* Problem requirements: Only the lines that contain the string "nlocB" belong in the answer; pull them from the records.

Stored items from a collection:
+ + + + +

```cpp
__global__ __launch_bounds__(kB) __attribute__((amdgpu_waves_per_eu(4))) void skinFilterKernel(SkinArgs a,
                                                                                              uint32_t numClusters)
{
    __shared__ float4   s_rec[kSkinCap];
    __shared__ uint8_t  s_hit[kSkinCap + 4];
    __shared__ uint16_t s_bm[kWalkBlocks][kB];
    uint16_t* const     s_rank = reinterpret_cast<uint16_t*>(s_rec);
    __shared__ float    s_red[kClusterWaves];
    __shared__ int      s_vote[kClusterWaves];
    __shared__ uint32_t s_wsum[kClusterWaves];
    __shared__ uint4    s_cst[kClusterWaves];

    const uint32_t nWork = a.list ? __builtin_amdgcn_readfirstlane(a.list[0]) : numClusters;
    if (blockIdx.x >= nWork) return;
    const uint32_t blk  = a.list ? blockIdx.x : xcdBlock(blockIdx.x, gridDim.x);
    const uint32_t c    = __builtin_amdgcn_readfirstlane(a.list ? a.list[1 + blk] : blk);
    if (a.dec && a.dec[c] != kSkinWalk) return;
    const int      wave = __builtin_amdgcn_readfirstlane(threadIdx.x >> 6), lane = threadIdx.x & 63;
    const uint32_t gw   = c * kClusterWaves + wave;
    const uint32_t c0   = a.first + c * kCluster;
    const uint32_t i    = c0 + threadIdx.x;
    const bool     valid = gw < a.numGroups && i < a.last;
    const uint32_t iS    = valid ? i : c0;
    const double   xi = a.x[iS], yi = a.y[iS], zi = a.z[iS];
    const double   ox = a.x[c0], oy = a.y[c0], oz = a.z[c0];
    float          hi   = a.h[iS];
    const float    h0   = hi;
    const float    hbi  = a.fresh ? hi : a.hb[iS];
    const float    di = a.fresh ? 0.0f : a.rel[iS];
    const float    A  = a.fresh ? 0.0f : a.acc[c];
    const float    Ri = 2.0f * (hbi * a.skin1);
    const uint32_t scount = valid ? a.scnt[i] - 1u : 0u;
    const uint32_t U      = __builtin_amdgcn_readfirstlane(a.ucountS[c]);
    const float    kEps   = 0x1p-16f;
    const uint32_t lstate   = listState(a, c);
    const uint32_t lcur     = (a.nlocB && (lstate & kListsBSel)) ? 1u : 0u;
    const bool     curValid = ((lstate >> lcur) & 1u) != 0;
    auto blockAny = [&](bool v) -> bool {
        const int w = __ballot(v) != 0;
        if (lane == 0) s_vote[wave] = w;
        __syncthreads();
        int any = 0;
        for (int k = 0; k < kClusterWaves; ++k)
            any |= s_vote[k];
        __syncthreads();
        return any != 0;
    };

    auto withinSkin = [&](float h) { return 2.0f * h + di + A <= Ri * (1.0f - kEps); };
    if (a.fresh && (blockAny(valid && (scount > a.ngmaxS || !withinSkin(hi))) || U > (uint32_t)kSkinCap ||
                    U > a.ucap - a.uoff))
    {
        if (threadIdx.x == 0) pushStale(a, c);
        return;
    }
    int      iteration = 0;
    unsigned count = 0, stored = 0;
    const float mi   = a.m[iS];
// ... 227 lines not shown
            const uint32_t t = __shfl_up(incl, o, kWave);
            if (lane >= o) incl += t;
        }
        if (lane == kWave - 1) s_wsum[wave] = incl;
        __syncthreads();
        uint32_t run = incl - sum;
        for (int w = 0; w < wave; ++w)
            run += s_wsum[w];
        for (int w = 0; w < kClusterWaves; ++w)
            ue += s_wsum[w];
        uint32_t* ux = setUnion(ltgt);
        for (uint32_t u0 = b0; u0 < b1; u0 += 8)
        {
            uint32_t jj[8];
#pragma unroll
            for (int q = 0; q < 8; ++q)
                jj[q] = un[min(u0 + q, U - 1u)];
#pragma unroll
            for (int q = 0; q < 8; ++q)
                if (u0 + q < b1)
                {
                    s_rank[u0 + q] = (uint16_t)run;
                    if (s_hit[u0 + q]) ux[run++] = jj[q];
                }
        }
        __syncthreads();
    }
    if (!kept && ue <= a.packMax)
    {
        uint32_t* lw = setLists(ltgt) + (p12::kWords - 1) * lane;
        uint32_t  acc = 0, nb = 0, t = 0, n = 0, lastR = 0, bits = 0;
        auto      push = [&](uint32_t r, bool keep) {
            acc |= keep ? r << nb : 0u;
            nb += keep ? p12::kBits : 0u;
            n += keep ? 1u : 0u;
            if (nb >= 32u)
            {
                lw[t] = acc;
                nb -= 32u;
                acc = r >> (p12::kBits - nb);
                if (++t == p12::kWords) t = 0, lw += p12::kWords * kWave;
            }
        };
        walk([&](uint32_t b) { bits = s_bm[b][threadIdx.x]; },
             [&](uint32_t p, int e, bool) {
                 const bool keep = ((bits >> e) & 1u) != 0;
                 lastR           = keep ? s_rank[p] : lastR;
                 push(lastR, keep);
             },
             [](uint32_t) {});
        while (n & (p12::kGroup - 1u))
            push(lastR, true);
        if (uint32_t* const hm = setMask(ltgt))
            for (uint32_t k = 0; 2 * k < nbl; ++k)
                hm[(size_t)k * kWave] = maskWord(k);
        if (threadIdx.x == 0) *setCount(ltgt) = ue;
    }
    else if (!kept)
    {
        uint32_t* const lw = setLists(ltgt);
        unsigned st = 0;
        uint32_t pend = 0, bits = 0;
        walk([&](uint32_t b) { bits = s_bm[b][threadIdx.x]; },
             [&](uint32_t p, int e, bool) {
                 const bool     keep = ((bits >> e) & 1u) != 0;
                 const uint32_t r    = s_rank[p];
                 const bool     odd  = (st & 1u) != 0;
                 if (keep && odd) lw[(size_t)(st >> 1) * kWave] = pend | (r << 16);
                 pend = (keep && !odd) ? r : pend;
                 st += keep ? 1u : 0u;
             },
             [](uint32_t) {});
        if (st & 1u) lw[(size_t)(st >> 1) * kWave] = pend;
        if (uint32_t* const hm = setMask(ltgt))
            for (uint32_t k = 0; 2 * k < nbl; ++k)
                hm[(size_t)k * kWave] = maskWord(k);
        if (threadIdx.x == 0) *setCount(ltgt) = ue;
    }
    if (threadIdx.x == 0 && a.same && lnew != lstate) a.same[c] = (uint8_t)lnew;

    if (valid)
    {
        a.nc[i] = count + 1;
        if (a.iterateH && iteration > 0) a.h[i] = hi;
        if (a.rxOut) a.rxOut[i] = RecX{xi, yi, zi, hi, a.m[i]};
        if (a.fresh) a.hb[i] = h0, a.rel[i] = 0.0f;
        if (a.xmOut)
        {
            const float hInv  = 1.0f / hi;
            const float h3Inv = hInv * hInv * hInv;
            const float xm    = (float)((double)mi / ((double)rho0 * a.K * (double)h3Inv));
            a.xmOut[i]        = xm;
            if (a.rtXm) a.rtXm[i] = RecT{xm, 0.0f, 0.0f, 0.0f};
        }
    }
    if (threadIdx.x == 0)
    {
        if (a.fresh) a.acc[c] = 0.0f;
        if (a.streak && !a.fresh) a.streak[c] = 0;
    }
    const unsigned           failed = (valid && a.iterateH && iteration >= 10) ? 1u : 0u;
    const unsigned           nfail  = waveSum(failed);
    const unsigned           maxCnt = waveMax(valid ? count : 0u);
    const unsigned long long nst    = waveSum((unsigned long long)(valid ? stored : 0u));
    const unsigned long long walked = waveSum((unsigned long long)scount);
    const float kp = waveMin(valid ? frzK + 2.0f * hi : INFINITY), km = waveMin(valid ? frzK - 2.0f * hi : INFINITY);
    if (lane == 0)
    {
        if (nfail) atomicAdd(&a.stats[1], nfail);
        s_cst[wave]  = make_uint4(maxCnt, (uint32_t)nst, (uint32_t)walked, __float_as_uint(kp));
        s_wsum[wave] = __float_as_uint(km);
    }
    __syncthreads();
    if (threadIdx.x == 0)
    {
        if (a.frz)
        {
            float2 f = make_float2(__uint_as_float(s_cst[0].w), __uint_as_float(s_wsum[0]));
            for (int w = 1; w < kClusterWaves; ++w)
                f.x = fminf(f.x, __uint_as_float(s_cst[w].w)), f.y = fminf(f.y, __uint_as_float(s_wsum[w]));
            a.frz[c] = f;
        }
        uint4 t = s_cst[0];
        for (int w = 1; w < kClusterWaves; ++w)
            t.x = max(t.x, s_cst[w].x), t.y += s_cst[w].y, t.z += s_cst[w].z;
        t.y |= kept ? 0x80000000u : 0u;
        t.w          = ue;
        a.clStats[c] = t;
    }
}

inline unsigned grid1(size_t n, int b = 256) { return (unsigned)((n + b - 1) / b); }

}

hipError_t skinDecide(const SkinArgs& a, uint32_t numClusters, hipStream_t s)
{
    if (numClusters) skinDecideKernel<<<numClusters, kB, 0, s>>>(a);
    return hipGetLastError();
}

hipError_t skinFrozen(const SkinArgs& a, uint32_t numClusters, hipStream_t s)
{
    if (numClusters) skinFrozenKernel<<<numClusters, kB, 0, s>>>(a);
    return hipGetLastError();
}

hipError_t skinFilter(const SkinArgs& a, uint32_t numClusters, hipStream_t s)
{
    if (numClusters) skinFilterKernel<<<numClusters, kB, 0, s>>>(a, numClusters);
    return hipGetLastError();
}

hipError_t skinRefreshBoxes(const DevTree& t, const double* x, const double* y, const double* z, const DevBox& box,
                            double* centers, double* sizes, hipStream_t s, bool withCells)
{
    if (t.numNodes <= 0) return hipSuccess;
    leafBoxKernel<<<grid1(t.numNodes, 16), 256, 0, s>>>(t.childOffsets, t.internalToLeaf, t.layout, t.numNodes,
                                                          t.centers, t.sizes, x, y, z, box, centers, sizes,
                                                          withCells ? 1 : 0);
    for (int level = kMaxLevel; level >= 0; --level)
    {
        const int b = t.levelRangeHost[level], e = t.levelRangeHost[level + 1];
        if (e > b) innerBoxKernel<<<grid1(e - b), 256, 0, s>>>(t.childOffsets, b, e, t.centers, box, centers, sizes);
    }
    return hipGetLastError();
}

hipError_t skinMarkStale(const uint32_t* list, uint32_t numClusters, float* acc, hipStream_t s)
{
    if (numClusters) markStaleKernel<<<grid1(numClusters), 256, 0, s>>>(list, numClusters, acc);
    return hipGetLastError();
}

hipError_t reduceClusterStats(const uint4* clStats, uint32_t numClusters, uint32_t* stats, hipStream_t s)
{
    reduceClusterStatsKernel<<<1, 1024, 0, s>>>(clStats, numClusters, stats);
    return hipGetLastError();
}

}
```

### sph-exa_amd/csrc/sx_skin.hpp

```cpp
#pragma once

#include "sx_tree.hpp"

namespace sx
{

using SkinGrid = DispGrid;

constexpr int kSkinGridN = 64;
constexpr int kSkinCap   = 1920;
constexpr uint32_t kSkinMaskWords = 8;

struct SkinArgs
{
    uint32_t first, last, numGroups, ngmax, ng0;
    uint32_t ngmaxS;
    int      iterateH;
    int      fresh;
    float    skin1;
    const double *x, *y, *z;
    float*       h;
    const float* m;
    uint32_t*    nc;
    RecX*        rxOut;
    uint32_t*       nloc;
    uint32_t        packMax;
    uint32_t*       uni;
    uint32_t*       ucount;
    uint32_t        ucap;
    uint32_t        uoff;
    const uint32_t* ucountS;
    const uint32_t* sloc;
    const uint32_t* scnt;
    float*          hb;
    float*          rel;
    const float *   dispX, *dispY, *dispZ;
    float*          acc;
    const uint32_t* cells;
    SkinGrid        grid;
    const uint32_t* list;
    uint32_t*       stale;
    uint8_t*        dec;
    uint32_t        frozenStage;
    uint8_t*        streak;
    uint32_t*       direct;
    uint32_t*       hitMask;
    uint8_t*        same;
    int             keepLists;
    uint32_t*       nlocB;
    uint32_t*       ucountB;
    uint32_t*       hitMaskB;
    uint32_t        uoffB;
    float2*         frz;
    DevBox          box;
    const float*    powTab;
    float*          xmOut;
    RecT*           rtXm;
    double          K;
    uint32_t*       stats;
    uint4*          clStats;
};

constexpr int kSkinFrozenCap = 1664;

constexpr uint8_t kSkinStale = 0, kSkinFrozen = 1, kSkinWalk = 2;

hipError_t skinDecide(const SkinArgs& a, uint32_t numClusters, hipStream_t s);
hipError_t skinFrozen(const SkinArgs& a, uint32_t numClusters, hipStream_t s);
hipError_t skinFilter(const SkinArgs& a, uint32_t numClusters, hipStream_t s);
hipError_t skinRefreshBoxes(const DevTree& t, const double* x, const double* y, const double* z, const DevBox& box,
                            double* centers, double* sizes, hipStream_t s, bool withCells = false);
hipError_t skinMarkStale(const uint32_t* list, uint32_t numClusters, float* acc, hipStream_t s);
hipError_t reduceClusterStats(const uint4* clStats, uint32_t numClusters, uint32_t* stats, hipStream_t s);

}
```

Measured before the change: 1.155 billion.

+ + + + +

* Finished task:
    const uint32_t lcur     = (a.nlocB && (lstate & kListsBSel)) ? 1u : 0u;
    uint32_t*       nlocB;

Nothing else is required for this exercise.